Plucking Your Way to Success

Article and photos by Yulia Rock

Cleopatra, Maria Antoinette, Marlene Dietrich, Elizabeth Taylor, Audrey Hepburn, Twiggy, Madonna, Brooke Shields, Cara Delevingne–these are just some of the women famous not only for their talents but for their eyebrows.

Beauty trends need not only iconic women but also the artists who create them. One such artist is Sebastian Latiolais, a makeup artist for 20 years who began exploring eyebrow artistry 18 years ago.

Latiolais, 40, was born in Louisiana in the heart of Cajun Country’s bilingual, French and English, community. “Right in the swamps,” Latiolais said, recalling the humid climate and giant mosquitos. “My mother was only 15 when she married my father,” and 17 when she gave birth to her second child, Sebastian, he said. When his father was 19, he broke his back and had to stay largely in bed for years. So his mother had to financially support the entire family while cooking, cleaning and raising six children. His parents are still together.

Finding family life difficult and at times abusive, Latiolais found a refuge at the nearby Catholic Church and went there seven days a week. “It was my sanctuary,” he said. In 6th grade, he began organizing a youth group—he called it  retreat team—and by 7th grade over 60 junior high and high school students had joined.

Still, Latiolais could not wait to leave his town and family. As soon as he finished high school, Latiolais joined a team of evangelists.  “Out of 2,500 applicants from Louisiana, I was the only one who made it onto the team,” Latiolais said with a hint of pride. With the team, he traveled from city to city in the U.S. and Canada for a year. This experience inspired him to study adolescent therapy and marriage consulting at the Franciscan University of Steubenville in Ohio.

After graduating, he worked as a flight attendant at Northwest Airlines, based in Detroit; met the man he would marry, and discovered a passion for the beauty industry.

One off day Latiolais was on a photo set with his intended, Jeff, a fashion stylist. “I was blown away by a makeup artist who completely transformed the models,” Latiolais said, and he decided to do makeup on the side. To learn the basics, he hired a makeup artist to train him, studied  at the Michigan College of Beauty, then began working at a brow and makeup studio in Birmingham, Mich.

There, he saw the power of eyebrows. “I would have clients with such bad eyebrows,” he said. “And to just balance out their faces, I started fixing eyebrows as my first step to makeup. Before I knew it, I had clients coming back every month for their eyebrows.”

Following a catastrophic car injury, Latiolais went home to his native Louisiana to heal, before returning to New York City to rebuild his career.

He also did makeup for photo shoots and worked with celebrities including LeAnn Rimes and Reese Witherspoon. But, when he was 33, a car accident put him in a wheelchair, “I lost all my feelings from my waist down,” Latiolais said. Doctors said he had 50/50 chance to walk again.
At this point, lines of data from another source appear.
#ifndef SPEX_V8_U
#define SPEX_V8_U 4
#endif
#ifndef SPEX_MASK_U
#define SPEX_MASK_U 2
#endif
#ifndef SPEX_V8_MINB
#define SPEX_V8_MINB 32
#endif
template <int D, bool kHot>
__device__ __forceinline__ float4 warp_row_accumulate8_masked(const int32_t* __restrict__ col,
                                                              const float* __restrict__ val,
                                                              const float* __restrict__ X,
                                                              const uint8_t* __restrict__ nz, int64_t start,
                                                              int64_t end, int lane) {
  constexpr int LPR8 = D / 8;
  constexpr int U = SPEX_MASK_U;
  const int grp = lane / LPR8, sub = lane % LPR8;
  const float* Xs = X + sub * 8;
  f8 acc;
  acc.a = f4_zero();
  acc.b = f4_zero();
  int rem = (int)(end - start);
  const int32_t* cp = col + start + lane;
  const float* vp = val + start + lane;
  constexpr uint32_t kIdMask = kHot ? 0x7fffffffu : 0xffffffffu;
  int c = 0, cn = 0;
  float v = 0.f, vn = 0.f;
  bool on = false;
  if (lane < rem) {
    c = ld_stream_s32(cp);
    v = ld_stream_f32(vp);
  }
  if (lane + 32 < rem) {
    cn = ld_stream_s32(cp + 32);
    vn = ld_stream_f32(vp + 32);
  }
  if (lane < rem) on = nz[(uint32_t)c & kIdMask] != 0;
  while (rem > 0) {
    int c2 = 0;
    float v2 = 0.f;
    if (lane + 64 < rem) {
      c2 = ld_stream_s32(cp + 64);
      v2 = ld_stream_f32(vp + 64);
    }
    bool onn = false;
    if (lane + 32 < rem) onn = nz[(uint32_t)cn & kIdMask] != 0;
    const unsigned act = __ballot_sync(kFull, on);
    unsigned mine = (act >> (grp * LPR8)) & (LPR8 == 32 ? 0xffffffffu : ((1u << LPR8) - 1u));
#pragma unroll 1
    while (__any_sync(kFull, mine != 0)) {
      f8 x[U];
      float vv[U];
#pragma unroll
      for (int u = 0; u < U; ++u) {
        const bool has = mine != 0;
        const int src = grp * LPR8 + (has ? __ffs(mine) - 1 : 0);
        mine &= mine - 1;
        const int cc = __shfl_sync(kFull, c, src);
        vv[u] = __shfl_sync(kFull, v, src);
        if (has) {
          x[u] = gather_row8<D, kHot>(Xs, cc);
        } else {
          x[u].a = f4_zero();
          x[u].b = f4_zero();
          vv[u] = 0.f;
        }
      }
#pragma unroll
      for (int u = 0; u < U; ++u) f8_fma(acc, vv[u], x[u]);
    }
    c = cn;
    v = vn;
    on = onn;
    cn = c2;
    vn = v2;
    cp += 32;
    vp += 32;
    rem -= 32;
  }
#pragma unroll
  for (int m = LPR8; m < 32; m <<= 1) {
    f4_add(acc.a, f4_shfl_xor(acc.a, m));
    f4_add(acc.b, f4_shfl_xor(acc.b, m));
  }
  const int src = (lane >> 1) & (LPR8 - 1);
  float4 lo, hi;
  lo.x = __shfl_sync(kFull, acc.a.x, src);
  lo.y = __shfl_sync(kFull, acc.a.y, src);
  lo.z = __shfl_sync(kFull, acc.a.z, src);
  lo.w = __shfl_sync(kFull, acc.a.w, src);
  hi.x = __shfl_sync(kFull, acc.b.x, src);
  hi.y = __shfl_sync(kFull, acc.b.y, src);
  hi.z = __shfl_sync(kFull, acc.b.z, src);
  hi.w = __shfl_sync(kFull, acc.b.w, src);
  return (lane & 1) ? hi : lo;
}

template <int D, int U, bool kHot, bool kV8, bool kMask = false>
__device__ __forceinline__ float4 row_sum(const int32_t* __restrict__ col, const float* __restrict__ val,
                                          const float* __restrict__ X, int64_t start, int64_t end, int lane,
                                          const uint8_t* __restrict__ nz = nullptr) {
  if (kV8 && kMask) return warp_row_accumulate8_masked<D, kHot>(col, val, X, nz, start, end, lane);
  if (kV8) return warp_row_accumulate8<D, (D >= 64 ? SPEX_V8_U : D / 8), kHot>(col, val, X, start, end, lane);
  return warp_row_accumulate<D, U, false, kHot>(col, val, X, start, end, lane);
}

struct Epilogue {
  float* Y;
  const float* addend;
  float addend_scale;
  float* Z;
  float z_scale;
  float* peer[8];
  int n_peers;
  int64_t peer_row_offset;
  float* mcast;
  const float* pub_src;
  float* pub_mcast;
  float* pub_peer[8];
  int n_pub_peers;
  float* adam_p;
  float* adam_m;
  float* adam_v;
  float adam_b1, adam_b2, adam_eps, adam_step_size, adam_bc2_sqrt;
};

__device__ __forceinline__ void adam_update(float& pp, float gg, float& mm, float& vv, const Epilogue& ep) {
  mm = mm + (gg - mm) * (1.f - ep.adam_b1);
  vv = vv * ep.adam_b2 + (1.f - ep.adam_b2) * gg * gg;
  const float denom = sqrtf(vv) / ep.adam_bc2_sqrt + ep.adam_eps;
  pp = pp - ep.adam_step_size * (mm / denom);
}

template <int D>
__device__ __forceinline__ void row_epilogue(const Epilogue& ep, float4 acc, int64_t row, int lane) {
  constexpr int LPR = RowShape<D>::LPR;
  if (lane < LPR) {
    const int64_t off = row * D + lane * 4;
    if (ep.Y) *reinterpret_cast<float4*>(ep.Y + off) = acc;
    if (ep.mcast) {
      st_multimem_f4(ep.mcast + (row + ep.peer_row_offset) * D + lane * 4, acc);
    } else if (ep.n_peers > 0) {
      const int64_t poff = (row + ep.peer_row_offset) * D + lane * 4;
#pragma unroll
      for (int p = 0; p < 8; ++p)
        if (p < ep.n_peers) *reinterpret_cast<float4*>(ep.peer[p] + poff) = acc;
    }
    float4 z = acc;
    if (ep.Z || ep.adam_p) {
      float4 a = f4_zero();
      if (ep.addend) a = ld_f4(ep.addend + off);
      z.x = (a.x * ep.addend_scale + acc.x) * ep.z_scale;
      z.y = (a.y * ep.addend_scale + acc.y) * ep.z_scale;
      z.z = (a.z * ep.addend_scale + acc.z) * ep.z_scale;
      z.w = (a.w * ep.addend_scale + acc.w) * ep.z_scale;
      if (ep.Z) *reinterpret_cast<float4*>(ep.Z + off) = z;
    }
    float4 pnew = f4_zero();
    if (ep.adam_p) {
      pnew = ld_f4(ep.adam_p + off);
      float4 mm = ld_f4(ep.adam_m + off), vv = ld_f4(ep.adam_v + off);
      adam_update(pnew.x, z.x, mm.x, vv.x, ep);
      adam_update(pnew.y, z.y, mm.y, vv.y, ep);
      adam_update(pnew.z, z.z, mm.z, vv.z, ep);
      adam_update(pnew.w, z.w, mm.w, vv.w, ep);
      *reinterpret_cast<float4*>(ep.adam_p + off) = pnew;
      *reinterpret_cast<float4*>(ep.adam_m + off) = mm;
      *reinterpret_cast<float4*>(ep.adam_v + off) = vv;
    }
    if (ep.pub_src || (ep.adam_p && (ep.pub_mcast || ep.n_pub_peers > 0))) {
      const float4 v = ep.adam_p ? pnew : ld_stream_f4(ep.pub_src + off);
      const int64_t poff = (row + ep.peer_row_offset) * D + lane * 4;
      if (ep.pub_mcast) {
        st_multimem_f4(ep.pub_mcast + poff, v);
      } else {
#pragma unroll
        for (int p = 0; p < 8; ++p)
          if (p < ep.n_pub_peers) *reinterpret_cast<float4*>(ep.pub_peer[p] + poff) = v;
      }
    }
  }
}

“So I was shipped back to Louisiana,” he said, reunited with his family and, after long therapy he learned how to walk again and moved to New York City to start a new chapter of his life.

He has been living in New York for eight years, mostly in Harlem. At first, he worked in restaurants and did makeup for photo shoots on the side. Soon, the Gotham Beauty Lounge at Bryant Park hired him to do makeup and eyebrows.

“I just started giving away free eyebrows at Bryant Park to build my clientele,” Latiolais said,  while tweezing a client’s brows at his new salon on 45th Street. “I built a strong enough clientele to support me and my business, and three years ago, I opened my first Brows by Sebastian studio.” Latiolais stands 6’2″, has broad shoulders and genuine smile, and his five-star reviews on Yelp emphasize his vibrant personality.

He shares his studio with a hair salon; he has no investors, and is a self-funded sole proprietor. “I’m trying to see if I can pull it off myself,” he said.

His studio, unlike the previous one on the ground floor, is on the seventhth floor. “At first I was worried about it,” but then he noticed that clients felt exclusive, because “it’s hidden and private, you gotta really know us before you are coming.” His clientele is 40 percent male.

His junior artists’ rates begin at $35 for a 30-minute session; Latiolais charges $75 for 15 minutes. “We don’t do advertising, just word of mouth and referrals. Sixty percent of clients come from Yelp reviews,” Latiolais said. “From Instagram, we get two to three clients a week on average.”

For the past few years, beauty editors at Vogue, Allure, Galore and HuffPost have asked him to provide tips and tricks for the beauty articles.

Latiolais plans to open a studio in Beverly Hills. Then one in Miami. “My favorite part of my job is that over time I really became family with my clients,” Latiolais said.